Die Wiederbelebung der Gewässerschleifen soll die Entwicklung eines natürlichen Auewaldes begünstigen. Nach dem Abschluss des Terra-respektive Aquaformings auf 20 Hektar Projektfläche sollen deshalb spätestens im Frühjahr noch punktuelle Pflanzungen vor allem von Schwarzerlen, aber auch von verschiedenen Weidenarten, Hainbuchen und Stieleichen erfolgen, der weitere Bewuchs natürlichen Prozessen überlassen bleiben. „Im vergangenen Jahr war es zu nass, in diesem Jahr zu trocken für die Pflanzungen“, begründet Büscher-Wenst die Verzögerung. Auch beim Wegebau stehen noch Restarbeiten an.
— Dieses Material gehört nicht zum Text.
# synsense/HaghighatshoarMuir2024

Measured on AMD Instinct MI355X. Metric: audio samples/sec through STHT+RZCC+SNN beamform, 7-mic 48kHz 360-DoA; DoA MAE vs ref, higher is better.
Workload: dtype f64

## Files before the change

haghighatshoarmuir2024_amd/csrc/beamform_lean.hip:

```cpp
#include "micloc_internal.h"

namespace micloc {

namespace {

typedef double double4_t __attribute__((ext_vector_type(4)));
typedef double double2_t __attribute__((ext_vector_type(2)));
typedef unsigned uint2_t __attribute__((ext_vector_type(2)));

constexpr int LEAN_THREADS = BF_WAVES * 64;
constexpr int LEAN_NT = 2;
constexpr int LEAN_CH = BF_WAVES * LEAN_NT * 16;
constexpr int LEAN_TILES = LEAN_CH / 16;
constexpr int LEAN_C = 14;
constexpr int LEAN_KM = 3, LEAN_KV = 2;

__device__ __forceinline__ void lean_chunk_order(int &chunk, int &b)
{
    const int nchunks = gridDim.x, nb = gridDim.y;
    const int L = chunk + nchunks * b;
    const int full = (nb >> 3) << 3;
    if (L < full * nchunks) {
        const int j = L >> 3;
        const int bq = j / nchunks;
        chunk = j - bq * nchunks;
        b = 8 * bq + (L & 7);
    }
}

__device__ __forceinline__ double lean_row_sum4(double x)
{
    unsigned lo = __double2loint(x), hi = __double2hiint(x);
    uint2_t a = __builtin_amdgcn_permlane16_swap(lo, lo, false, false);
    uint2_t b = __builtin_amdgcn_permlane16_swap(hi, hi, false, false);
    const double s = __hiloint2double(b[0], a[0]) + __hiloint2double(b[1], a[1]);
    lo = __double2loint(s);
    hi = __double2hiint(s);
    a = __builtin_amdgcn_permlane32_swap(lo, lo, false, false);
    b = __builtin_amdgcn_permlane32_swap(hi, hi, false, false);
    return __hiloint2double(b[0], a[0]) + __hiloint2double(b[1], a[1]);
}

__device__ __forceinline__ double lean_row_sum4_pair(double a, double b)
{
    uint2_t lo = __builtin_amdgcn_permlane16_swap(__double2loint(a), __double2loint(b), false, false);
    uint2_t hi = __builtin_amdgcn_permlane16_swap(__double2hiint(a), __double2hiint(b), false, false);
    const double s = __hiloint2double(hi[0], lo[0]) + __hiloint2double(hi[1], lo[1]);
    const unsigned sl = __double2loint(s), sh = __double2hiint(s);
    lo = __builtin_amdgcn_permlane32_swap(sl, sl, false, false);
    hi = __builtin_amdgcn_permlane32_swap(sh, sh, false, false);
    return __hiloint2double(hi[0], lo[0]) + __hiloint2double(hi[1], lo[1]);
}

template <int NG>
__device__ __forceinline__ void lean_stage2(const double *Vl, const double *__restrict__ Wp, int Gp, int wv, int l, int ntile,
                                            double *__restrict__ pout)
{
    const int lc = l & 15;
    const int q = l >> 4;
    double Wf[NG][LEAN_KM], Wv[NG][LEAN_KV];
    const unsigned of = (unsigned)(q * Gp + lc), ov = (unsigned)lc;
#pragma unroll
    for (int j = 0; j < NG; ++j) {
        const double *wp = Wp + 16 * (wv + BF_WAVES * j);
#pragma unroll
        for (int k = 0; k < LEAN_KM; ++k) Wf[j][k] = (wp + (size_t)(4 * k) * Gp)[of];
#pragma unroll
        for (int i = 0; i < LEAN_KV; ++i) Wv[j][i] = (wp + (size_t)(4 * LEAN_KM + i) * Gp)[ov];
    }
    double sq[NG];
#pragma unroll
    for (int j = 0; j < NG; ++j) sq[j] = 0.0;
    const double *pf = Vl + l;
    const double *pt = Vl + 64 * LEAN_KM + q;
    auto tile_step = [&](const int tile) {
        double V[LEAN_KM];
#pragma unroll
        for (int k = 0; k < LEAN_KM; ++k) V[k] = pf[256 * tile + 64 * k];
        double4_t acc[NG];
#pragma unroll
        for (int k = 0; k < LEAN_KM; ++k)
#pragma unroll
            for (int j = 0; j < NG; ++j)
                acc[j] = __builtin_amdgcn_mfma_f64_16x16x4f64(V[k], Wf[j][k], k == 0 ? double4_t{0.0, 0.0, 0.0, 0.0} : acc[j], 0, 0, 0);
#pragma unroll
        for (int i = 0; i < LEAN_KV; ++i) {
            double Vv[4];
#pragma unroll
            for (int r = 0; r < 4; ++r) Vv[r] = pt[256 * tile + 16 * i + 4 * r];
#pragma unroll
            for (int j = 0; j < NG; ++j)
#pragma unroll
                for (int r = 0; r < 4; ++r) acc[j][r] = __builtin_fma(Vv[r], Wv[j][i], acc[j][r]);
        }
#pragma unroll
        for (int r = 0; r < 4; ++r)
#pragma unroll
            for (int j = 0; j < NG; ++j) sq[j] = __builtin_fma(acc[j][r], acc[j][r], sq[j]);
    };
#pragma unroll 1
    for (int t = 0; t < ntile; ++t) tile_step(t);
    if constexpr (NG >= 2) {
        const double s = lean_row_sum4_pair(sq[0], sq[1]);
        if (l < 32) pout[16 * (wv + BF_WAVES * q) + lc] = s;
    } else {
        const double s = lean_row_sum4(sq[0]);
        if (l < 16) pout[16 * wv + l] = s;
    }
    if constexpr (NG == 3) {
        const double s = lean_row_sum4(sq[2]);
        if (l < 16) pout[16 * (wv + BF_WAVES * 2) + l] = s;
    }
}

}

template <int NK, int NGW>
__global__ __launch_bounds__(LEAN_THREADS, 6) void beamform_ws_kernel_lean(const int8_t *__restrict__ spikes, const double *__restrict__ ntab_g,
                                                                            const double *__restrict__ Wp, int GT, int T,
                                                                            double *__restrict__ partial)
{
    constexpr int R = LEAN_CH + 4 * NK - 16;
    constexpr int NTAB = 4 * NK + 16;
    constexpr int NB8 = R * LEAN_C / 8;
    static_assert(R * 16 >= LEAN_TILES * 256, "the parked fragments alias the spike tile");
    static_assert((R * LEAN_C) % 8 == 0 && 4 * NB8 < 13000, "wide staging: whole 8-byte words, and the division by 7 below");
    __shared__ __attribute__((aligned(16))) double smem[R * 16 + NTAB];
    double *S = smem;
    double *Vl = smem;
    double *ntab = smem + R * 16;
    const int Gp = 16 * GT;
    const int tid = threadIdx.x;
    const int wv = __builtin_amdgcn_readfirstlane(tid >> 6);
    const int l = tid & 63;
    const int lc = l & 15;
    const int q = l >> 4;
    int chunk = blockIdx.x, b = blockIdx.y;
    lean_chunk_order(chunk, b);
    const int nchunks = gridDim.x;
    const int cs = chunk * LEAN_CH;

    for (int e = tid; e < NTAB; e += LEAN_THREADS) ntab[e] = ntab_g[e];
    {
        const int8_t *sb = spikes + (size_t)b * T * LEAN_C;
        const int tau0 = cs + 16 - 4 * NK;
        if (tau0 >= 0 && tau0 + R <= T) {
            const int8_t *src = sb + (size_t)tau0 * LEAN_C;
            for (int i = tid; i < NB8; i += LEAN_THREADS) {
                uint2_t w;
                __builtin_memcpy(&w, src + 8 * i, 8);
                const int row0 = (4 * i * 9363) >> 16;
                const int col0 = 8 * i - LEAN_C * row0;
                const int k = (LEAN_C - col0) >> 1;
                double *d = S + row0 * 16 + col0;
#pragma unroll
                for (int p = 0; p < 4; ++p) {
                    const unsigned h = w[p >> 1] >> (16 * (p & 1));
                    double2_t v;
                    v[0] = (double)(int)(int8_t)(h & 0xff);
                    v[1] = (double)(int)(int8_t)((h >> 8) & 0xff);
                    double *dp = (p > 0 && p >= k) ? d + 2 : d;
                    *reinterpret_cast<double2_t *>(dp + 2 * p) = v;
                }
            }
            for (int rho = tid; rho < R; rho += LEAN_THREADS) *reinterpret_cast<double2_t *>(S + rho * 16 + LEAN_C) = double2_t{0.0, 0.0};
        } else {
            const int c = tid & 15;
            constexpr int RP = LEAN_THREADS / 16;
            const int rr = tid >> 4;
            if (c >= LEAN_C) {
                for (int rho = rr; rho < R; rho += RP) S[rho * 16 + c] = 0.0;
            } else {
                for (int r0 = rr; r0 < R; r0 += RP * 6) {
                    int8_t v[6];
#pragma unroll
                    for (int i = 0; i < 6; ++i) {
                        int tau = tau0 + r0 + RP * i;
                        tau = tau < 0 ? 0 : (tau >= T ? T - 1 : tau);
                        v[i] = sb[(size_t)tau * LEAN_C + c];
                    }
#pragma unroll
                    for (int i = 0; i < 6; ++i) {
                        const int rho = r0 + RP * i;
                        const int tau = tau0 + rho;
                        if (rho < R) S[rho * 16 + c] = (tau >= 0 && tau < T) ? (double)v[i] : 0.0;
                    }
                }
            }
        }
    }
    __syncthreads();

    const int tb0 = cs + wv * LEAN_NT * 16;
    const bool active = tb0 < T;
    double4_t vacc[LEAN_NT];
    if (active) {
        const double *sp = S + (wv * LEAN_NT * 16 + q) * 16 + lc;
        const double *np_ = ntab + (lc - q + 3);
#pragma unroll
        for (int ks = 0; ks < NK; ++ks) {
            const double bn = np_[4 * (NK - 1 - ks)];
            double a[LEAN_NT];
#pragma unroll
            for (int tt = 0; tt < LEAN_NT; ++tt) a[tt] = sp[(16 * tt + 4 * ks) * 16];
#pragma unroll
            for (int tt = 0; tt < LEAN_NT; ++tt)
                vacc[tt] = __builtin_amdgcn_mfma_f64_16x16x4f64(a[tt], bn, ks == 0 ? double4_t{0.0, 0.0, 0.0, 0.0} : vacc[tt], 0, 0, 0);
        }
    }
    __syncthreads();
    if (active) {
        if (tb0 + LEAN_NT * 16 > T) {
#pragma unroll
            for (int tt = 0; tt < LEAN_NT; ++tt) {
                const bool tvalid = (tb0 + 16 * tt + lc) < T;
#pragma unroll
                for (int r = 0; r < 4; ++r) vacc[tt][r] = tvalid ? vacc[tt][r] : 0.0;
            }
        }
#pragma unroll
        for (int tt = 0; tt < LEAN_NT; ++tt) {
            double *vp = Vl + (wv * LEAN_NT + tt) * 256 + l;
#pragma unroll
            for (int r = 0; r < 4; ++r) vp[64 * r] = vacc[tt][r];
        }
    }
    __syncthreads();

    int ntile = (T - cs + 15) >> 4;
    ntile = ntile > LEAN_TILES ? LEAN_TILES : ntile;
    double *pout = partial + ((size_t)b * nchunks + chunk) * Gp;
    const bool owns_all = wv + BF_WAVES * (NGW - 1) < GT;
    if (owns_all)
        lean_stage2<NGW>(Vl, Wp, Gp, wv, l, ntile, pout);
    else
        lean_stage2<NGW - 1>(Vl, Wp, Gp, wv, l, ntile, pout);
}

bool launch_lif_beamform_lean(const BeamformW &W, const NeuronTab &nt, const int8_t *spikes, int B, int T, double *y, double *partial,
                              hipStream_t stream, int *nchunks, hipError_t *err)
{
    if (VARIANT_WS_GENERAL_ONLY) return false;
    if (y || !partial || W.chunk_range || W.complex_pairs || W.CT != 1 || W.C != LEAN_C) return false;
    if ((W.GT + BF_WAVES - 1) / BF_WAVES != 3) return false;
    const int nch = (T + LEAN_CH - 1) / LEAN_CH;
    const dim3 grid(nch, B), block(LEAN_THREADS);
    switch (nt.NK) {
        case 13:
            hipLaunchKernelGGL((beamform_ws_kernel_lean<13, 3>), grid, block, 0, stream, spikes, nt.tab, W.Wp, W.GT, T, partial);
            break;
        default: return false;
    }
    *nchunks = nch;
    *err = hipGetLastError();
    return true;
}

}
```

Before: 3.723 billion.

## Fuse stage-2 tail FMAs into inline DPP row-broadcast asm with re-parked LDS tail

Replaces the per-tile scalar tail (loading 8 LDS values for the two extra K rows and doing plain FMAs) with one inline-asm block using v_fmac_f64 with DPP row_newbcast, so each lane loads a single tail value and broadcasts it across rows. The stage-1 LDS store re-parks the fourth accumulator row in a permuted layout to match the broadcast pattern, and the LDS pointer is advanced inside the asm. This cuts LDS reads per tile and the related address arithmetic. The cost is hand-written s_nop hazard padding, fragile asm register constraints, and opaque scheduling around the MFMA results.

Result: no change. 3.734 billion (median of 6 runs) (+0.3%).

```diff
diff --git a/haghighatshoarmuir2024_amd/csrc/beamform_lean.hip b/haghighatshoarmuir2024_amd/csrc/beamform_lean.hip
--- a/haghighatshoarmuir2024_amd/csrc/beamform_lean.hip
+++ b/haghighatshoarmuir2024_amd/csrc/beamform_lean.hip
@@ -52,6 +52,42 @@
     return __hiloint2double(hi[0], lo[0]) + __hiloint2double(hi[1], lo[1]);
 }
 
+#define LEAN_TAIL_FMA(j, r, i, m) "v_fmac_f64_dpp %[a" #j #r "], %[x], %[w" #j #i "] row_newbcast:" #m " row_mask:0xf bank_mask:0xf\n\t"
+#define LEAN_SQ_FMA(j, r) "v_fmac_f64_e32 %[s" #j "], %[a" #j #r "], %[a" #j #r "]\n\t"
+#define LEAN_ACC_OPS(j) [a##j##0] "v"(acc[j][0]), [a##j##1] "v"(acc[j][1]), [a##j##2] "v"(acc[j][2]), [a##j##3] "v"(acc[j][3])
+#define LEAN_ROW2(M, r, i, m) M(0, r, i, m) M(1, r, i, m)
+#define LEAN_ROW3(M, r, i, m) M(0, r, i, m) M(1, r, i, m) M(2, r, i, m)
+#define LEAN_TAIL_RUN(ROW)                                                                                                \
+    "s_nop 15\n\ts_nop 1\n\t"                                                                                            \
+    ROW(LEAN_TAIL_FMA, 0, 0, 0) ROW(LEAN_TAIL_FMA, 1, 0, 1) ROW(LEAN_TAIL_FMA, 2, 0, 2) ROW(LEAN_TAIL_FMA, 3, 0, 3)       \
+    ROW(LEAN_TAIL_FMA, 0, 1, 4) ROW(LEAN_TAIL_FMA, 1, 1, 5) ROW(LEAN_TAIL_FMA, 2, 1, 6) ROW(LEAN_TAIL_FMA, 3, 1, 7)       \
+    ROW(LEAN_SQ, 0, , ) ROW(LEAN_SQ, 1, , ) ROW(LEAN_SQ, 2, , ) ROW(LEAN_SQ, 3, , )                                       \
+    "v_add_u32_e32 %[p], 0x800, %[p]"
+#define LEAN_SQ(j, r, i, m) LEAN_SQ_FMA(j, r)
+
+template <int NG>
+__device__ __forceinline__ void lean_vector_run(const double4_t (&acc)[NG], double (&sq)[NG], const double (&Wv)[NG][LEAN_KV], double x, unsigned &p)
+{
+    static_assert(NG == 2 || NG == 3, "one statement per tile count");
+    if constexpr (NG == 3) {
+        asm volatile(LEAN_TAIL_RUN(LEAN_ROW3)
+                     : [s0] "+v"(sq[0]), [s1] "+v"(sq[1]), [s2] "+v"(sq[2]), [p] "+v"(p)
+                     : LEAN_ACC_OPS(0), LEAN_ACC_OPS(1), LEAN_ACC_OPS(2), [x] "v"(x), [w00] "v"(Wv[0][0]), [w01] "v"(Wv[0][1]),
+                       [w10] "v"(Wv[1][0]), [w11] "v"(Wv[1][1]), [w20] "v"(Wv[2][0]), [w21] "v"(Wv[2][1]));
+    } else {
+        asm volatile(LEAN_TAIL_RUN(LEAN_ROW2)
+                     : [s0] "+v"(sq[0]), [s1] "+v"(sq[1]), [p] "+v"(p)
+                     : LEAN_ACC_OPS(0), LEAN_ACC_OPS(1), [x] "v"(x), [w00] "v"(Wv[0][0]), [w01] "v"(Wv[0][1]), [w10] "v"(Wv[1][0]),
+                       [w11] "v"(Wv[1][1]));
+    }
+}
+
+__device__ __forceinline__ int lean_park_tail(int l)
+{
+    const int lc = l & 15, q = l >> 4;
+    return 16 * (lc & 3) + 4 * q + (lc >> 2);
+}
+
 template <int NG>
 __device__ __forceinline__ void lean_stage2(const double *Vl, const double *__restrict__ Wp, int Gp, int wv, int l, int ntile,
                                             double *__restrict__ pout)
@@ -71,35 +107,22 @@
     double sq[NG];
 #pragma unroll
     for (int j = 0; j < NG; ++j) sq[j] = 0.0;
-    const double *pf = Vl + l;
-    const double *pt = Vl + 64 * LEAN_KM + q;
-    auto tile_step = [&](const int tile) {
-        double V[LEAN_KM];
-#pragma unroll
-        for (int k = 0; k < LEAN_KM; ++k) V[k] = pf[256 * tile + 64 * k];
+    unsigned p = 8u * (unsigned)l;
+    auto frag = [&](const int k) { return *reinterpret_cast<const double *>(reinterpret_cast<const char *>(Vl) + p + 8 * 64 * k); };
+    auto tile_step = [&]() {
+        const double x = frag(LEAN_KM);
+        const double v0 = frag(0), v1 = frag(1), v2 = frag(2);
         double4_t acc[NG];
 #pragma unroll
-        for (int k = 0; k < LEAN_KM; ++k)
-#pragma unroll
-            for (int j = 0; j < NG; ++j)
-                acc[j] = __builtin_amdgcn_mfma_f64_16x16x4f64(V[k], Wf[j][k], k == 0 ? double4_t{0.0, 0.0, 0.0, 0.0} : acc[j], 0, 0, 0);
-#pragma unroll
-        for (int i = 0; i < LEAN_KV; ++i) {
-            double Vv[4];
-#pragma unroll
-            for (int r = 0; r < 4; ++r) Vv[r] = pt[256 * tile + 16 * i + 4 * r];
-#pragma unroll
-            for (int j = 0; j < NG; ++j)
-#pragma unroll
-                for (int r = 0; r < 4; ++r) acc[j][r] = __builtin_fma(Vv[r], Wv[j][i], acc[j][r]);
-        }
-#pragma unroll
-        for (int r = 0; r < 4; ++r)
-#pragma unroll
-            for (int j = 0; j < NG; ++j) sq[j] = __builtin_fma(acc[j][r], acc[j][r], sq[j]);
+        for (int j = 0; j < NG; ++j) acc[j] = __builtin_amdgcn_mfma_f64_16x16x4f64(v0, Wf[j][0], double4_t{0.0, 0.0, 0.0, 0.0}, 0, 0, 0);
+#pragma unroll
+        for (int j = 0; j < NG; ++j) acc[j] = __builtin_amdgcn_mfma_f64_16x16x4f64(v1, Wf[j][1], acc[j], 0, 0, 0);
+#pragma unroll
+        for (int j = 0; j < NG; ++j) acc[j] = __builtin_amdgcn_mfma_f64_16x16x4f64(v2, Wf[j][2], acc[j], 0, 0, 0);
+        lean_vector_run<NG>(acc, sq, Wv, x, p);
     };
 #pragma unroll 1
-    for (int t = 0; t < ntile; ++t) tile_step(t);
+    for (int t = 0; t < ntile; ++t) tile_step();
     if constexpr (NG >= 2) {
         const double s = lean_row_sum4_pair(sq[0], sq[1]);
         if (l < 32) pout[16 * (wv + BF_WAVES * q) + lc] = s;
@@ -220,9 +243,10 @@
         }
 #pragma unroll
         for (int tt = 0; tt < LEAN_NT; ++tt) {
-            double *vp = Vl + (wv * LEAN_NT + tt) * 256 + l;
-#pragma unroll
-            for (int r = 0; r < 4; ++r) vp[64 * r] = vacc[tt][r];
+            double *vp = Vl + (wv * LEAN_NT + tt) * 256;
+#pragma unroll
+            for (int r = 0; r < LEAN_KM; ++r) vp[64 * r + l] = vacc[tt][r];
+            vp[64 * LEAN_KM + lean_park_tail(l)] = vacc[tt][LEAN_KM];
         }
     }
     __syncthreads();
```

Die Natur im Wasser soll ebenfalls von den Veränderungen profitieren. Dafür sorgen Totholz und Grundschwellen aus Kies. Anlandungen und Ausspülungen werden bewusst in Kauf genommen.

Büscher-Wenst ist „sehr zufrieden“ mit dem Projekt, das die Landschaft positiv verändere, Raum für Auenbildung und Artenvielfalt schaffe. Zwischen Gieboldehausen und Bilshausen seien schon Biber-Bissspuren entdeckt worden. Fischotter wurden ebenfalls gesichtet. Ein Nebeneffekt der Rhume-Verlegung ist die Reduzierung der Fließgeschwindigkeit. Die mit hydraulischer Simulation überprüfte Hochwassersituation werde sich nicht verschlechtern, meint Büscher-Wenst. Im Gegenteil. Langfristig sei durch den größeren Rückhalteraum ein positiver Einfluss auf das Abflussgeschehen zu erwarten. Erleichtert wurde die Planung dadurch, dass der Mammutanteil der beanspruchten Flächen Landeseigentum sind. Der betroffene Flussabschnitt steht unter Naturschutz und liegt im FFH-Gebiet (Flora- und Fauna-Habitat) „Oder, Sieber, Rhume“. Abgestimmt wurde das Projekt mit dem Unterhaltungsverband Rhume und Landwirten.

Die knapp 20.000 Kubikmeter Boden, die ausgebaggert und abtransportiert wurden, landeten auf landwirtschaftlichen Flächen und im Wollershausener Ortsteil Elbingen. Dort deckt der Boden jetzt eine ehemalige Deponie ab. Auch die soll noch bepflanzt werden.